------ Exercise data ------
class _Conv2d(torch.autograd.Function):
    @staticmethod
    def forward(ctx, x0, x1, weight, bias, stride, pad, reflect, act, upcat, want_stats, owner=None, n_out=1):
        ctx.set_materialize_grads(False)
        if n_out > 1 and want_stats:
            raise L.SdeHipError("conv2d: output aliases (n_out) belong to the BatchNorm that follows when statistics are requested")
        if not x0.is_contiguous() or (x1 is not None and not x1.is_contiguous()):
            raise L.SdeHipError("conv2d: NHWC inputs must be contiguous")
        dt = x0.dtype
        V = vec_of(dt)
        B, H0, W0, C0 = x0.shape
        Cout, Cin, KH, KW = weight.shape
        C1 = x1.shape[3] if x1 is not None else 0
        if C0 % V or C1 % V:
            raise L.SdeHipError(f"conv2d: channel counts ({C0},{C1}) must be multiples of {V}")
        if Cin > C0 + C1 or (upcat and Cin != C0 + C1):
            raise L.SdeHipError(f"conv2d: weight expects {Cin} input channels, tensors carry {C0}+{C1}")
        IH, IW = (2 * H0, 2 * W0) if upcat else (H0, W0)
        OH = (IH + 2 * pad - KH) // stride + 1
        OW = (IW + 2 * pad - KW) // stride + 1
        ldy = pad_to(Cout, V)
        d = _desc(x0, x1, SRC_UPCAT if upcat else SRC_PLAIN, KH, KW, stride, pad, reflect, IH, IW, OH, OW)
        pre = getattr(owner, "_packed", None) if owner is not None else None
        if pre is not None and pre[0].dtype == dt and pre[0].shape == (ldy, KH, KW, C0 + C1):
            wp, ctx.wd_pre = pre
        else:
            wp, ctx.wd_pre = pack_weight(weight, dt, C0 + C1, ldy), None
            if owner is not None:
                owner._pack_shapes = (dt, C0 + C1, ldy)
        b32 = _f32(bias) if bias is not None else None
        flops = 2.0 * B * OH * OW * Cout * KH * KW * Cin
        plain = x1 is None and not upcat and not reflect and stride == 1
        ent = _HANDOVER.take_bn_out(x0)
        ctx.bn_in = ent if plain else None
        ent = _HANDOVER.take_bn_out(x0, res=True) if RESBN_FUSED else None
        ctx.bn_in_res = ent if (plain and ctx.bn_in is None) else None
        y, stats = conv_raw(d, dt, wp, b32, act, Cout, ldy, want_stats, x0.device, "igemm_fwd", flops)
        ctx.save_for_backward(x0, x1, weight, y if act != ACT_NONE else None)
        ctx.params = (weight, bias)
        ctx.cfg = (stride, pad, reflect, act, upcat, bias is not None, IH, IW, OH, OW)
        ctx.want_stats = want_stats
        if HEAD_BIAS_FUSED and bias is not None and act == ACT_NONE and Cout == 1 and not want_stats and n_out == 1:
            _HANDOVER.put_head_slot(y, bias)
        if want_stats:
            ctx.mark_non_differentiable(stats)
            return y, stats
        return aliases(y, n_out)

    @staticmethod
    def backward(ctx, *douts):
        x0, x1, weight, y = ctx.saved_tensors
        dy, dy1 = fan_in(douts[:1] if ctx.want_stats else douts, 2) or (None, None)
        stride, pad, reflect, act, upcat, has_bias, IH, IW, OH, OW = ctx.cfg
        dt = x0.dtype
        V = vec_of(dt)
        lib = L.lib()
        dev = x0.device
        B, H0, W0, C0 = x0.shape
        C1 = x1.shape[3] if x1 is not None else 0
        Cout, Cin, KH, KW = weight.shape
        ldy = pad_to(Cout, V)
        if dy is None:
            return (None,) * 12
        off_main = MAIN_STREAM is not None and torch.cuda.current_stream() != MAIN_STREAM
        if off_main and not L.is_aux_stream(torch.cuda.current_stream()):
            raise L.SdeHipError("conv2d backward is running on a different stream than the one the backward phase started on; the "
                                "weight-gradient side-stream bookkeeping supports one main stream (plus the registered auxiliary stream) only")
        dy = dy.contiguous()
        M = B * OH * OW
        flops = 2.0 * M * Cout * KH * KW * Cin
        dbias = None
        dz = dy
        head_did_bias = has_bias and act == ACT_NONE and dy1 is None and _HANDOVER.take_head_done(dy, ctx.params[1])
        if has_bias and not head_did_bias and _HANDOVER.drop_head_done(ctx.params[1]):
            raise L.SdeHipError("conv2d backward: the one-channel output feeding depth_head has a second consumer; the fused disparity-head bias "
                                "gradient supports exactly one (set hip.nn.HEAD_BIAS_FUSED = False for such a graph)")
        if (act != ACT_NONE or has_bias or dy1 is not None) and not head_did_bias:
            nblk = lib.sde_reduce_num_blocks(M, ldy)
            part = torch.empty(nblk + REDUCE_ROWS, ldy, device=dev) if has_bias else None
            bslot = _grad_slot(ctx.params[1]) if has_bias else None
            dbias = (bslot if bslot is not None else torch.empty(Cout, device=dev)) if has_bias else None
            dz = torch.empty_like(dy) if (act != ACT_NONE or dy1 is not None) else None
            later = bslot is not None and WGRAD_DEFER.add_bias(part, nblk, ldy, Cout, bslot)
            L.check(lib.sde_act_bwd_bias_sum(L.ptr(dy), L.ptr(dy1), L.ptr(y), act, M, ldy, dtype_code(dt), L.ptr(dz), L.ptr(part), None if later else L.ptr(dbias), Cout,
                                             int(bslot is not None), L.stream()), "sde_act_bwd_bias_sum")
            if bslot is not None:
                dbias = None
            if dz is None:
                dz = dy
        need_dx = ctx.needs_input_grad[0] or (x1 is not None and ctx.needs_input_grad[1])
        dw = side = None
        if ctx.needs_input_grad[2]:
            d = _desc(x0, x1, SRC_UPCAT if upcat else SRC_PLAIN, KH, KW, stride, pad, reflect, IH, IW, OH, OW)
            splits = lib.sde_conv_wgrad_splits(ctypes.byref(d), Cout)
            wslot = _grad_slot(ctx.params[0])
            esz = 4 if dt == torch.float32 else 2
            meta = dict(M=M, N=Cout, K=KH * KW * (C0 + C1), k=KH, s=stride, mode=int(upcat), splits=splits,
                        bytes=esz * (B * H0 * W0 * C0 + B * IH * IW * C1 + M * ldy) + 8 * splits * Cout * KH * KW * (C0 + C1)) if L.PROFILE is not None else None
            dw = wslot if wslot is not None else torch.empty(weight.shape, device=dev)
            wflags = (1 if wslot is not None else 0) | (2 if is_ohwi(dw) else 0)
            op_bytes = (dz.numel() + x0.numel() + (x1.numel() if x1 is not None else 0)) * dz.element_size()
            dw, side = WGRAD_DEFER.weight_grad(WGradJob(d, dz, x0, x1, Cout, ldy, Cin, C0 + C1, KH * KW, splits, wslot, dw, wflags,
                                                        4 * splits * Cout * KH * KW * (C0 + C1), op_bytes, need_dx, off_main, flops, meta))
        dx0 = dx1 = None
        if need_dx:
            Cv = C0 + C1
            wd = ctx.wd_pre if ctx.wd_pre is not None else pack_weight(weight, dt, Cv, ldy, for_dgrad=True)
            if reflect:
                dd = _desc(dz, None, SRC_PLAIN, KH, KW, 1, KH - 1, False, OH, OW, IH + 2, IW + 2)
                dxp, _ = conv_raw(dd, dt, wd, None, ACT_NONE, Cv, Cv, False, dev, "igemm_dgrad", flops)
                dx0 = torch.empty_like(x0)
                dx1 = torch.empty_like(x1) if x1 is not None else None
                L.check(lib.sde_refl_fold(L.ptr(dxp), B, IH, IW, Cv, C0, int(upcat), dtype_code(dt), L.ptr(dx0), L.ptr(dx1), L.stream()), "sde_refl_fold")
            else:
                if upcat:
                    raise L.SdeHipError("upsample+concat source is only supported with reflection padding (decoder)")
                if stride == 1:
                    dd = _desc(dz, None, SRC_PLAIN, KH, KW, 1, KH - 1 - pad, False, OH, OW, IH, IW)
                    if ctx.bn_in_res is not None:
                        dx0 = _dgrad_bnbwd(dd, wd, dz, x0, Cv, ctx.bn_in_res, flops, res=True)
                    elif ctx.bn_in is not None and BNBWD_FUSED:
                        dx0 = _dgrad_bnbwd(dd, wd, dz, x0, Cv, ctx.bn_in, flops, res=False)
                elif stride == 2:
                    dd = _desc(dz, None, SRC_ZEROINS, KH, KW, 1, KH - 1 - pad, False, 2 * OH - 1, 2 * OW - 1, IH, IW)
# ... 37 lines not shown
    return False, "group", queued + 1 >= limit or queued_bytes + op_bytes >= budget_bytes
------
→ Work required
Write down again the exact lines running from the beginning of the data to the line containing "input channels, tensors", with both ends included.

→ Answer to the exercise
class _Conv2d(torch.autograd.Function):
    @staticmethod
    def forward(ctx, x0, x1, weight, bias, stride, pad, reflect, act, upcat, want_stats, owner=None, n_out=1):
        ctx.set_materialize_grads(False)
        if n_out > 1 and want_stats:
            raise L.SdeHipError("conv2d: output aliases (n_out) belong to the BatchNorm that follows when statistics are requested")
        if not x0.is_contiguous() or (x1 is not None and not x1.is_contiguous()):
            raise L.SdeHipError("conv2d: NHWC inputs must be contiguous")
        dt = x0.dtype
        V = vec_of(dt)
        B, H0, W0, C0 = x0.shape
        Cout, Cin, KH, KW = weight.shape
        C1 = x1.shape[3] if x1 is not None else 0
        if C0 % V or C1 % V:
            raise L.SdeHipError(f"conv2d: channel counts ({C0},{C1}) must be multiples of {V}")
        if Cin > C0 + C1 or (upcat and Cin != C0 + C1):
            raise L.SdeHipError(f"conv2d: weight expects {Cin} input channels, tensors carry {C0}+{C1}")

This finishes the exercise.